The opening weekend for 2022 Music on the Strait surveyed a refreshing range of repertoire. McGill led the way on opening night, kicking off with a hypnotic performance of Debussy’s ‘Syrinx’, followed by Amy Beach’s complex, pleasing, and sadly seldom performed Theme and Variations for String Quartet and Flute. For the concert’s close, Denk joined in a furious, insistent and masterful rendition of Cesar Franck’s Piano Quintet. The next night, Denk anchored a series of solid performances of chamber works by Mozart and Beethoven, finishing with Schumann’s quixotic Piano Quartet. Sunday’s matinee under sunny skies was a hybrid performance, combining performances by O’Neill and Denk with readings from Denk’s recent memoir, Every Good Boy Does Fine.

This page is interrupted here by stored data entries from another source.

static LineTileState tiles_alloc(MabDev &d, uint64_t n_tile, void **mem)
{
	if (n_tile >= (1ull << 31) - 64) { fprintf(stderr, "[E::miniasm_b200] more than 2^31 tiles of PAF on one GPU\n"); exit(73); }
	size_t bytes = 0;
	MAB_CUDA(LineTileState::AllocationSize((int)n_tile, bytes));
	*mem = d.alloc(bytes);
	LineTileState ts;
	MAB_CUDA(ts.Init((int)n_tile, *mem, bytes));
	return ts;
}

static void tiles_reset(MabDev &d, LineTileState ts, uint64_t n_tile)
{
	MAB_LAUNCH(d, k_tiles_init, mab_grid(n_tile, 256, 1u << 30), 256, 0, ts, (int)n_tile);
}

static void parse_resident(MabDev &d, const char *d_text, size_t len, int min_span, int min_match, int bi_dir, bool count_hits, Parsed &p)
{
	const uint64_t n_tile = (len + PT_TILE - 1) / PT_TILE;
	uint64_t line_cap = line_estimate(len), cap = tab_cap_for(line_cap);
	unsigned *ctr = mab_alloc<unsigned>(d, 1);
	void *ts_mem = nullptr;
	const LineTileState ts = tiles_alloc(d, n_tile, &ts_mem);
	for (;;) {
		p.start = mab_alloc<uint64_t>(d, line_cap);
		p.ln = mab_alloc<PRec>(d, line_cap);
		p.tab = tab_alloc(d, cap, count_hits);
// ... 83 lines not shown
	p.cap = cap;
	return true;
}

void ingest_paf_stream(MabDev &d, char *d_text, const char *host_text, size_t len, int min_span, int min_match, int bi_dir,
                       DHits &h, DNames &names, IngestStats &st)
{
	memset(&st, 0, sizeof(st));
	names = DNames();
	h.n = 0, h.n_seq = 0;
	if (len == 0) { dh_reserve(d, h, 1); return; }
	if (len >= (1ull << NT_OFF_BITS) - 1) { fprintf(stderr, "[E::miniasm_b200] more than 2^37 bytes of PAF on one GPU\n"); exit(73); }
	Parsed p;
	if (!stream_parse(d, d_text, host_text, len, min_span, min_match, bi_dir, true, p)) {
		ingest_paf(d, d_text, len, min_span, min_match, bi_dir, h, names, st, nullptr);
		return;
	}
	st.n_parsed = p.n_parsed, st.n_lines = p.n_lines;
	d.trace("ingest:stream (copy + parse + dictionary + hit counts)");
	ingest_finish(d, d_text, len, p.start, p.ln, p.n_lines, p.tab, p.cap, bi_dir, nullptr, h, names, st);
}

static void ingest_finish(MabDev &d, const char *d_text, size_t len, uint64_t *start, PRec *ln, uint64_t n_lines, NameTab tab, uint64_t cap, int bi_dir,
                          const NoContParams *nocont, DHits &h, DNames &names, IngestStats &st)
{
	if (2 * n_lines >= (1ull << 32)) { fprintf(stderr, "[E::miniasm_b200] more than 2^31 PAF lines on one GPU\n"); exit(73); }
	d.trace("ingest:dictionary");
	if (nocont) {
		uint8_t *excl = mab_alloc<uint8_t>(d, cap);
		MAB_CUDA(cudaMemsetAsync(excl, 0, cap, d.stream));
		MAB_LAUNCH(d, k_nocont_mark, mab_grid(n_lines, 256), 256, 0, ln, n_lines, d_text, start, nocont->max_hang, nocont->int_frac, excl);
		d.zero_scal(SC_AUX, 1);
		MAB_LAUNCH(d, k_count_u8, mab_grid(cap, 256), 256, 0, excl, cap, d.d_scal + SC_AUX);
		MAB_CUDA(cudaMemsetAsync(tab.first, 0xff, cap * 8, d.stream));
		MAB_CUDA(cudaMemsetAsync(tab.hits, 0, cap * 4, d.stream));
		MAB_LAUNCH(d, k_nocont_drop, mab_grid(n_lines, 256), 256, 0, ln, n_lines, excl, bi_dir, tab);
		st.n_dropped = d.get_scal(SC_AUX);
		d.free(excl);
		d.trace("ingest:-R prefilter");
	}
	uint64_t *slots = mab_alloc<uint64_t>(d, cap);
	uint32_t n_seq;
	{
		cub::CountingInputIterator<uint64_t> pos(0);
		SlotUsed used{tab.first};
		size_t tb = 0;
		unsigned long long *d_n = d.d_scal + SC_NSEL;
		cub::DeviceSelect::If(nullptr, tb, pos, slots, d_n, (int64_t)cap, used, d.stream);
		void *tmp = d.tmp(tb);
		cub::DeviceSelect::If(tmp, tb, pos, slots, d_n, (int64_t)cap, used, d.stream);
		++d.n_lib;
		uint64_t n = d.get_scal(SC_NSEL);
		if (n >= (1ull << 31)) { fprintf(stderr, "[E::miniasm_b200] more than 2^31 reads\n"); exit(73); }
		n_seq = (uint32_t)n;
	}
	names.n_seq = n_seq;
	names.off = mab_alloc<uint64_t>(d, n_seq); names.nlen = mab_alloc<uint32_t>(d, n_seq); names.slen = mab_alloc<uint32_t>(d, n_seq);
	uint32_t *read_cnt = mab_alloc<uint32_t>(d, (size_t)n_seq + 1), *first = mab_alloc<uint32_t>(d, (size_t)n_seq + 1);
	MAB_CUDA(cudaMemsetAsync(read_cnt + n_seq, 0, 4, d.stream));
	if (n_seq) {
		unsigned long long *fa = (unsigned long long*)mab_alloc<uint64_t>(d, n_seq), *fb = (unsigned long long*)mab_alloc<uint64_t>(d, n_seq);
		uint64_t *sb = mab_alloc<uint64_t>(d, n_seq);
		MAB_LAUNCH(d, k_dict_pairs, mab_grid(n_seq, 256), 256, 0, slots, n_seq, tab, fa);
		cub::DoubleBuffer<unsigned long long> dk(fa, fb);
		cub::DoubleBuffer<uint64_t> dv(slots, sb);
		size_t tb = 0;
		int end_bit = (int)bits_for(2 * n_lines + 1);
		cub::DeviceRadixSort::SortPairs(nullptr, tb, dk, dv, (int)n_seq, 0, end_bit, d.stream);
		void *tmp = d.tmp(tb);
		cub::DeviceRadixSort::SortPairs(tmp, tb, dk, dv, (int)n_seq, 0, end_bit, d.stream);
		++d.n_lib;
		d.zero_scal(SC_AUX, 1);
		MAB_LAUNCH(d, k_dict_rank, mab_grid(n_seq, 256), 256, 0, dk.Current(), dv.Current(), n_seq, tab, d_text, start, names.off, names.nlen, names.slen, d.d_scal + SC_AUX,
		           read_cnt);
		st.tot_len = d.get_scal(SC_AUX);
		d.free(fa); d.free(fb); d.free(sb);
	}
	d.free(slots);
// ... 15 lines not shown
	dh_sort_buckets(d, h, first);
	d.free(read_cnt); d.free(first);
	d.trace("ingest:sort_hits");
}

extern "C" int mab_test_parse_line(const char *line, size_t len, uint32_t *out)
{
	static uint32_t vals[11 * 32];
	PLine r;
	size_t eol = len;
	if (eol > 1 && line[eol - 1] == '\r') --eol;
	parse_line(line, line + eol, r, vals);
	out[0] = r.nf, out[1] = r.ql, out[2] = r.qs, out[3] = r.qe, out[4] = r.ml_rev >> 31, out[5] = r.tl, out[6] = r.ts, out[7] = r.te;
	out[8] = r.ml_rev & 0x7fffffffu, out[9] = r.bl, out[10] = r.qnl, out[11] = r.tnl, out[12] = r.tdelta;
	return 0;
}

__global__ void k_last_bl(const PRec *ln, uint64_t n_lines, unsigned long long *out)
{
	unsigned long long mx = 0;
	for (uint64_t i = blockIdx.x * (uint64_t)blockDim.x + threadIdx.x; i < n_lines; i += (uint64_t)gridDim.x * blockDim.x)
		if (ln[i].bl_f >> 31) mx = i + 1;
	#pragma unroll
	for (int o = 16; o; o >>= 1) { unsigned long long t = __shfl_xor_sync(0xffffffffu, mx, o); mx = t > mx ? t : mx; }
	if ((threadIdx.x & 31) == 0 && mx) atomicMax(out, mx);
}

struct GEntry { unsigned long long hash, first; uint32_t slen, nlen; };

__global__ void k_local_entries(const uint64_t *slots, uint32_t n, NameTab t, const char *text, const uint64_t *start, uint64_t line_base, uint64_t seed,
                                GEntry *ent, uint32_t *name_sz, uint64_t *name_off)
{
	for (uint32_t i = blockIdx.x * blockDim.x + threadIdx.x; i < n; i += gridDim.x * blockDim.x) {
		const uint64_t occ = t.first[slots[i]];
		GEntry e;
		uint64_t no;
		occ_name(text, start, occ, &no, &e.nlen, &e.slen);
		e.hash = name_hash(text + no, 0, e.nlen, seed), e.first = 2 * line_base + occ;
		ent[i] = e;
		name_sz[i] = e.nlen, name_off[i] = no;
	}
}

__global__ void k_local_names(uint32_t n, const uint64_t *name_off, const uint32_t *name_sz, const char *text, const uint64_t *pos, char *out)
{
	for (uint32_t i = blockIdx.x * blockDim.x + threadIdx.x; i < n; i += gridDim.x * blockDim.x) {
		const char *src = text + name_off[i];
		char *dst = out + pos[i];
		for (uint32_t k = 0; k < name_sz[i]; ++k) dst[k] = src[k];
	}
}

struct U32ToU64i { __host__ __device__ __forceinline__ uint64_t operator()(uint32_t x) const { return x; } };

struct GTab { unsigned long long *key, *first; uint32_t *win, *id; uint64_t mask; };

__global__ void k_gtab_insert(const GEntry *ent, uint64_t n, GTab t, uint32_t *slot_of, unsigned long long *overflow)
{
	for (uint64_t i = blockIdx.x * (uint64_t)blockDim.x + threadIdx.x; i < n; i += (uint64_t)gridDim.x * blockDim.x) {
		const unsigned long long h = ent[i].hash;
		uint64_t s = h & t.mask;
		uint32_t found = 0xffffffffu;
		for (int probe = 0; probe < 1 << 14; ++probe, s = (s + 1) & t.mask) {
			unsigned long long k = t.key[s];
			if (k == 0) { k = atomicCAS(&t.key[s], 0ull, h); if (k == 0) k = h; }
			if (k == h) { atomicMin(&t.first[s], ent[i].first); found = (uint32_t)s; break; }
		}
// ... 191 lines not shown
	h.n = 0, h.n_seq = 0;
	const int G = sc.world;
	if (len >= (1ull << NT_OFF_BITS) - 1) { fprintf(stderr, "[E::miniasm_b200] more than 2^37 bytes of PAF on one GPU\n"); exit(73); }
	Parsed p;
	bool have = false;
	if (host_text && len) {
		have = stream_parse(d, d_text, host_text, len, min_span, min_match, bi_dir, false, p);
		d.trace("shard-ingest:stream (copy + parse + dictionary)");
	}
	if (!have) parse_resident(d, d_text, len, min_span, min_match, bi_dir, false, p);
	uint64_t *start = p.start, n_lines = p.n_lines, cap = p.cap, n_parsed = p.n_parsed;
	PRec *ln = p.ln;
	NameTab tab = p.tab;
	st.n_parsed = n_parsed;
	std::vector<uint64_t> all_lines = sc_allgather_u64(d, sc, n_lines);
	uint64_t line_base = 0, n_lines_all = 0;
	for (int r = 0; r < G; ++r) { if (r < sc.rank) line_base += all_lines[r]; n_lines_all += all_lines[r]; }
	st.n_lines = n_lines_all;
	d.trace("shard-ingest:parse+filter+local dictionary");
	uint32_t carry = 0;
	{
		d.zero_scal(SC_TMP0, 1);
		if (n_lines) MAB_LAUNCH(d, k_last_bl, mab_grid(n_lines, 256), 256, 0, ln, n_lines, d.d_scal + SC_TMP0);
		uint64_t last11 = d.get_scal(SC_TMP0);
		uint32_t my_bl = 0;
		if (last11) { MAB_CUDA(cudaMemcpyAsync(&my_bl, &ln[last11 - 1].bl_f, 4, cudaMemcpyDeviceToHost, d.stream)); d.sync(); my_bl &= 0x7fffffffu; }
		std::vector<uint64_t> bls = sc_allgather_u64(d, sc, last11 ? ((uint64_t)1 << 32 | my_bl) : 0);
		for (int r = 0; r < sc.rank; ++r) if (bls[r] >> 32) carry = (uint32_t)bls[r];
	}
	uint32_t n_ent = 0;
	uint64_t *slots = mab_alloc<uint64_t>(d, cap);
	{
		cub::CountingInputIterator<uint64_t> pos(0);
		SlotUsed used{tab.first};
		size_t tb = 0;
		unsigned long long *d_n = d.d_scal + SC_NSEL;
		cub::DeviceSelect::If(nullptr, tb, pos, slots, d_n, (int64_t)cap, used, d.stream);
		void *tmp = d.tmp(tb);
		cub::DeviceSelect::If(tmp, tb, pos, slots, d_n, (int64_t)cap, used, d.stream);
		++d.n_lib;
		n_ent = (uint32_t)d.get_scal(SC_NSEL);
	}
	GTab gt{nullptr, nullptr, nullptr, nullptr, 0};
	GEntry *g_ent = nullptr;
	char *g_names = nullptr;
	uint64_t *g_pos = nullptr;
	uint32_t *slot_of = nullptr;
	uint64_t n_ent_all = 0, name_bytes_all = 0, my_ent_off = 0;
	uint64_t seed = 0;
	for (int attempt = 0;; ++attempt) {
		GEntry *ent = mab_alloc<GEntry>(d, n_ent);
		uint32_t *nsz = mab_alloc<uint32_t>(d, (size_t)n_ent + 1);
		uint64_t *npos = mab_alloc<uint64_t>(d, (size_t)n_ent + 1), *nsrc = mab_alloc<uint64_t>(d, (size_t)n_ent + 1);
		uint64_t my_name_bytes = 0;
		char *my_names = nullptr;
		if (n_ent) {
			MAB_LAUNCH(d, k_local_entries, mab_grid(n_ent, 256), 256, 0, slots, n_ent, tab, d_text, start, line_base, seed, ent, nsz, nsrc);
			size_t tb = 0;
			cub::DeviceScan::ExclusiveSum(nullptr, tb, nsz, npos, (int)n_ent, d.stream);
			void *tmp = d.tmp(tb);
			cub::DeviceScan::ExclusiveSum(tmp, tb, nsz, npos, (int)n_ent, d.stream);
			++d.n_lib;
			uint64_t lp; uint32_t ls;
			MAB_CUDA(cudaMemcpyAsync(&lp, npos + n_ent - 1, 8, cudaMemcpyDeviceToHost, d.stream));
			MAB_CUDA(cudaMemcpyAsync(&ls, nsz + n_ent - 1, 4, cudaMemcpyDeviceToHost, d.stream));
			d.sync();
			my_name_bytes = lp + ls;
// ... 186 lines not shown
	std::vector<uint64_t> hits_all = sc_allgather_u64(d, sc, n_recv), parsed_all = sc_allgather_u64(d, sc, st.n_parsed);
	st.n_hits = st.n_parsed = 0;
	for (int r = 0; r < G; ++r) st.n_hits += hits_all[r], st.n_parsed += parsed_all[r];
	st.n_seq = n_seq;
	dh_sort(d, h);
	d.trace("shard-ingest:sort");
}

enum { WS_PARSED = 0, WS_STORED, WS_TAB_FULL, WS_STORE_FULL, WS_STORE_USED, WS_BAD, WS_EMITTED,
       WS_LINE_IN, WS_BL_IN,
       WS_LINE_OUT, WS_BL_OUT,
       WS_N };

struct WinTab {
	NameTab t;
	char *store;
	uint64_t store_cap;
};

template <bool CG>
__device__ __forceinline__ bool name_at(const char *w, const char *nm, uint32_t nl)
{
	for (uint32_t i = 0; i < nl; ++i) if ((CG ? __ldcg(w + i) : w[i]) != nm[i]) return false;
	return (CG ? __ldcg(w + nl) : w[nl]) == '\t';
}

__device__ __forceinline__ uint32_t win_insert(const WinTab &t, const char *win, const char *nm, uint32_t nl, uint64_t woff, uint64_t occ, uint32_t slen,
                                               unsigned long long *ws)
{
	const uint64_t h = name_hash(nm, 0, nl, 0);
	const unsigned long long frag = (h >> 37) << NT_OFF_BITS, mine = frag | (t.store_cap + woff + 1);
	uint64_t s = h & t.t.mask;
	for (int probe = 0; probe < 1 << 14; ++probe, s = (s + 1) & t.t.mask) {
		unsigned long long k = t.t.key[s];
		bool fresh = false;
		if (k == 0) {
			k = atomicCAS(&t.t.key[s], 0ull, mine);
			if (k == 0) k = mine, fresh = true;
		}
		if ((k ^ mine) >> NT_OFF_BITS) continue;
		if (fresh) {
			const unsigned long long at = atomicAdd(ws + WS_STORE_USED, (unsigned long long)nl + 1);
			if (at + nl + 1 <= t.store_cap) {
				for (uint32_t i = 0; i < nl; ++i) t.store[at + i] = nm[i];
				t.store[at + nl] = '\t';
				__threadfence();
				atomicExch(&t.t.key[s], frag | (at + 1));
			} else atomicAdd(ws + WS_STORE_FULL, 1ull);
		} else {
			const uint64_t off = (k & NT_OFF_MASK) - 1;
			if (!name_at<true>(off < t.store_cap ? t.store + off : win + (off - t.store_cap), nm, nl)) continue;
		}
		const unsigned long long v = occ << 32 | slen;
		if (t.t.first[s] > v) atomicMin(&t.t.first[s], v);
		return (uint32_t)s;
	}
	atomicAdd(ws + WS_TAB_FULL, 1ull);
	return 0;
}

__device__ __forceinline__ uint32_t win_find(const WinTab &t, const char *nm, uint32_t nl)
{
	const uint64_t h = name_hash(nm, 0, nl, 0);
	uint64_t s = h & t.t.mask;
	for (int probe = 0; probe < 1 << 14; ++probe, s = (s + 1) & t.t.mask) {
		const unsigned long long k = t.t.key[s];
		if (k == 0) break;
		if ((k >> NT_OFF_BITS) == (h >> 37) && name_at<false>(t.store + ((k & NT_OFF_MASK) - 1), nm, nl)) return (uint32_t)s;
	}
	return NOSLOT;
}

__device__ uint32_t win_prev_bl(const char *text, uint64_t s, unsigned long long carry)
{
	while (s > 0) {
		uint64_t eol = s - 1, p = eol;
		while (p > 0 && text[p - 1] != '\n') --p;
		if (eol - p > 1 && text[eol - 1] == '\r') --eol;
		uint64_t q = p;
		int tabs = 0;
		for (; q < eol && tabs < 10; ++q) tabs += text[q] == '\t';
		if (tabs == 10) {
			uint64_t f = q;
			while (f < eol && text[f] != '\t') ++f;
			return num_field(text + q, 0, (uint32_t)(f - q)) & 0x7fffffffu;
		}
		s = p;
	}
	return (uint32_t)carry & 0x7fffffffu;
}

template <int PASS>
__global__ void __launch_bounds__(PT_THREADS)
k_win_tiles(const char *__restrict__ text, size_t len, unsigned *tile_ctr, LineTileState tstate, int min_span, int min_match, int bi_dir, WinTab tab,
            const uint32_t *__restrict__ bfirst, uint32_t *cur, DHit *out, unsigned long long *ws)
{
	typedef cub::BlockScan<uint32_t, PT_THREADS> BS;
	__shared__ __align__(16) char s_text[PT_TILE + PT_OVER + 16];
	__shared__ uint16_t s_start[PT_LIST + 1];
// ... 108 lines not shown
							}
						}
					}
				}
			}
			if (PASS == 1) {
				const unsigned grp = __match_any_sync(0xffffffffu, sq);
				if (sq != NOSLOT && lane == (uint32_t)__ffs(grp) - 1) atomicAdd(&tab.t.hits[sq], (uint32_t)__popc(grp));
				if (sq != NOSLOT && bi_dir && st != sq) atomicAdd(&tab.t.hits[st], 1u);
			}
		}
		__syncthreads();
	}
	n_parsed = __reduce_add_sync(0xffffffffu, n_parsed), n_pass = __reduce_add_sync(0xffffffffu, n_pass);
	if (PASS == 2) {
		n_bad = __reduce_add_sync(0xffffffffu, n_bad), n_emit = __reduce_add_sync(0xffffffffu, n_emit);
		#pragma unroll
		for (int o = 16; o; o >>= 1) { const unsigned long long y = __shfl_xor_sync(0xffffffffu, last11, o); last11 = y > last11 ? y : last11; }
	}
	if (lane == 0) {
		if (n_parsed) atomicAdd(ws + WS_PARSED, (unsigned long long)n_parsed);
		if (n_pass) atomicAdd(ws + WS_STORED, (unsigned long long)n_pass);
		if (n_bad) atomicAdd(ws + WS_BAD, (unsigned long long)n_bad);
		if (n_emit) atomicAdd(ws + WS_EMITTED, (unsigned long long)n_emit);
		if (last11) atomicMax(ws + WS_BL_OUT, last11);
	}
}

The blessed and unquestioned success of Music on the Strait offers tantalizing promise for the future. It has a devoted audience, and a new 500-seat performance hall in downtown Port Angeles could alter the festival’s reach. Growth to date has been limited by Maier Hall’s capacity, and Garlick and O’Neill hope to stage the 2023 festival at the larger facility, expanding access. With more space, there is also an opportunity to explore the chamber repertoire’s most ambitious works.
‘Once the new hall is completed, it would be great to program Reich’s Music for 18 Musicians’, muses O’Neill. ‘Our audience is still talking about his Different Trains. Strauss’s Metamorphosen and the Brandenburg Concerti would be great . . . and maybe a Bartók String Quartet cycle?’
In its first several years, Music on the Strait has obviously taken off. Now it is time to see what happens when it soars. Their concerts are live streamed for free on the festival website.